ASSIGNED TASK |
Exactly reproduce the line that contains "device=g.device, dtype=g.dtype, memory_format=CL)" and all lines after it in the entries below, through the very last line.

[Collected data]
def _wgrad_launch(x, g, weight, stride, padding, dilation, bias, amax=None):
    B, Ci, H, W = x.shape
    Co, _, kh, kw = weight.shape
    Ho, Wo = g.shape[2], g.shape[3]
    aw = grad_sink_again(weight) if SINK_ACCUMULATE else None
    ab = grad_sink_again(bias) if (aw is not None and torch.is_tensor(bias)) else None
    if aw is not None and (bias is None or ab is not None) and B * Ho * Wo > 0:
        nbytes = capi.lib().htd_conv2d_wgrad_workspace_bytes(B, H, W, Ci, Co, kh, kw, stride, padding, dilation)
        ws = torch.empty(nbytes // 4 + 1, device=g.device, dtype=g.dtype)
        work = ('flop', 2.0 * B * Ho * Wo * Co * kh * kw * Ci, 4.0 * (x.numel() + g.numel() + aw.numel()))
        if amax is not None:
            capi.call('htd_conv2d_bwd_weight_h2', _P(x), _P(g), _P(amax[0]), _P(amax[1]), _P(aw), _P(ab), B, H, W, Ci, Co, kh, kw,
                      stride, padding, dilation, 1, _P(ws), _S(), work=work)
        else:
            capi.call('htd_conv2d_bwd_weight_acc', _P(x), _P(g), _P(aw), _P(ab), B, H, W, Ci, Co, kh, kw, stride, padding,
                      dilation, _P(ws), _S(), key='htd_conv2d_bwd_weight', work=work)
        ent = _GRAD_SINK.get(weight.data_ptr())
        return None, None, not (ent is not None and ent[2] is _TEMP_USED)
    gw, sink_w = grad_out2(weight)
    gb, sink_b = (None, True)
    if bias is not None:
        gb, sink_b = grad_out2(bias) if torch.is_tensor(bias) else (torch.empty(Co, device=g.device, dtype=g.dtype), False)
    if B * Ho * Wo == 0:
        gw.zero_()
        if gb is not None:
            gb.zero_()
        return gw, gb, sink_w and sink_b
    nbytes = capi.lib().htd_conv2d_wgrad_workspace_bytes(B, H, W, Ci, Co, kh, kw, stride, padding, dilation)
    ws = torch.empty(nbytes // 4 + 1, device=g.device, dtype=g.dtype)
    work = ('flop', 2.0 * B * Ho * Wo * Co * kh * kw * Ci, 4.0 * (x.numel() + g.numel() + gw.numel()))
    if amax is not None:
        capi.call('htd_conv2d_bwd_weight_h2', _P(x), _P(g), _P(amax[0]), _P(amax[1]), _P(gw), _P(gb), B, H, W, Ci, Co, kh, kw,
                  stride, padding, dilation, 0, _P(ws), _S(), work=work)
    else:
        capi.call('htd_conv2d_bwd_weight', _P(x), _P(g), _P(gw), _P(gb), B, H, W, Ci, Co, kh, kw, stride, padding,
                  dilation, _P(ws), _S(), work=work)
    return gw, gb, sink_w and sink_b


def _wgrad_raw(x, g, weight, stride, padding, dilation, bias=None, overlap=True):
    amax = _wgrad_amax(x, g, weight, stride, padding, dilation)
    if not overlap or not OVERLAP_WGRAD or (capi.profiling() and not _OVERLAP_IN_PROFILE):
        if OVERLAP_WGRAD and _SIDE and SINK_ACCUMULATE and grad_sink_again(weight) is not None:
            torch.cuda.current_stream().wait_stream(side_stream(g.device))
        return _wgrad_launch(x, g, weight, stride, padding, dilation, bias, amax)[:2]
    main, side = torch.cuda.current_stream(), side_stream(g.device)
    side.wait_stream(main)
    x.record_stream(side)
    g.record_stream(side)
    with torch.cuda.stream(side):
        gw, gb, sinks = _wgrad_launch(x, g, weight, stride, padding, dilation, bias, amax)
    if not sinks and not side_consumed(weight):
        if gw is not None:
            gw.record_stream(main)
        if gb is not None:
            gb.record_stream(main)
        main.wait_stream(side)
    return gw, gb


def _dgrad_joined(galias, g, weight, x_shape, stride, padding, dilation):
    fuse = galias is not None and stride == 1 and galias.dtype == g.dtype and tuple(galias.shape) == tuple(x_shape)
    gx = _dgrad_raw(g, weight, x_shape, stride, padding, dilation, accum=galias.contiguous(memory_format=CL) if fuse else None)
    return gx if (galias is None or fuse) else gx + galias


class Conv2dFunction(Function):
    @staticmethod
    def forward(ctx, x, weight, bias, residual, stride, padding, dilation, relu, res_up=False, chain=False):
        _need_gpu(x, 'conv2d')
        src = x
        x = x.contiguous(memory_format=CL)
        weight = weight.contiguous(memory_format=CL)
        res = residual.contiguous(memory_format=CL) if residual is not None else None
        b = bias.contiguous() if bias is not None else None
        y = _fwd_raw(x, weight, b, res, stride, padding, dilation, relu, res_up)
        ctx.save_for_backward(x, weight, y if relu else None)
        ctx.cfg = (stride, padding, dilation, bool(relu), bias is not None, residual is not None)
        ctx.res_up = tuple(res.shape) if (res_up and res is not None) else None
        ctx.bias_ref = b
        return chain_outputs(ctx, y, (src, ), chain)

    @staticmethod
    @once_differentiable
    def backward(ctx, g, galias=None):
        x, weight, y = ctx.saved_tensors
        stride, padding, dilation, relu, has_bias, has_res = ctx.cfg
        if g is None:
            return (galias, ) + (None, ) * 9
        g = g.contiguous(memory_format=CL)
        need_x, need_w, need_b, need_r = ctx.needs_input_grad[:4]
        gb = gw = None
        want_b = has_bias and need_b
        if relu:
            if want_b and not need_w:
                g, gb = _colsum_raw(g, y, ctx.bias_ref)
            else:
                g = _mask_raw(g, y)
        elif want_b and not need_w:
            gb = _colsum_raw(g, None, ctx.bias_ref)[1]
        gx = _dgrad_joined(galias, g, weight, x.shape, stride, padding, dilation) if need_x else None
        aliases_g = has_res and need_r and ctx.res_up is None
        if need_w:
            gw, gb = _wgrad_raw(x, g, weight, stride, padding, dilation, ctx.bias_ref if want_b else None,
                                overlap=not aliases_g)
        gr = None
        if has_res and need_r:
            gr = g
            if ctx.res_up is not None:
                rB, rC, rh, rw = ctx.res_up
                gr = torch.empty((rB, rC, rh, rw), device=g.device, dtype=g.dtype, memory_format=CL)
                capi.call('htd_upsample_nearest_bwd', _P(g), _P(gr), rB, g.size(2), g.size(3), rh, rw, rC, _S(),
                          work=('byte', 4.0 * (g.numel() + gr.numel())))
        return gx, gw, (gb if (has_bias and need_b) else None), gr, None, None, None, None, None, None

ANSWER BOX |
                gr = torch.empty((rB, rC, rh, rw), device=g.device, dtype=g.dtype, memory_format=CL)
                capi.call('htd_upsample_nearest_bwd', _P(g), _P(gr), rB, g.size(2), g.size(3), rh, rw, rC, _S(),
                          work=('byte', 4.0 * (g.numel() + gr.numel())))
        return gx, gw, (gb if (has_bias and need_b) else None), gr, None, None, None, None, None, None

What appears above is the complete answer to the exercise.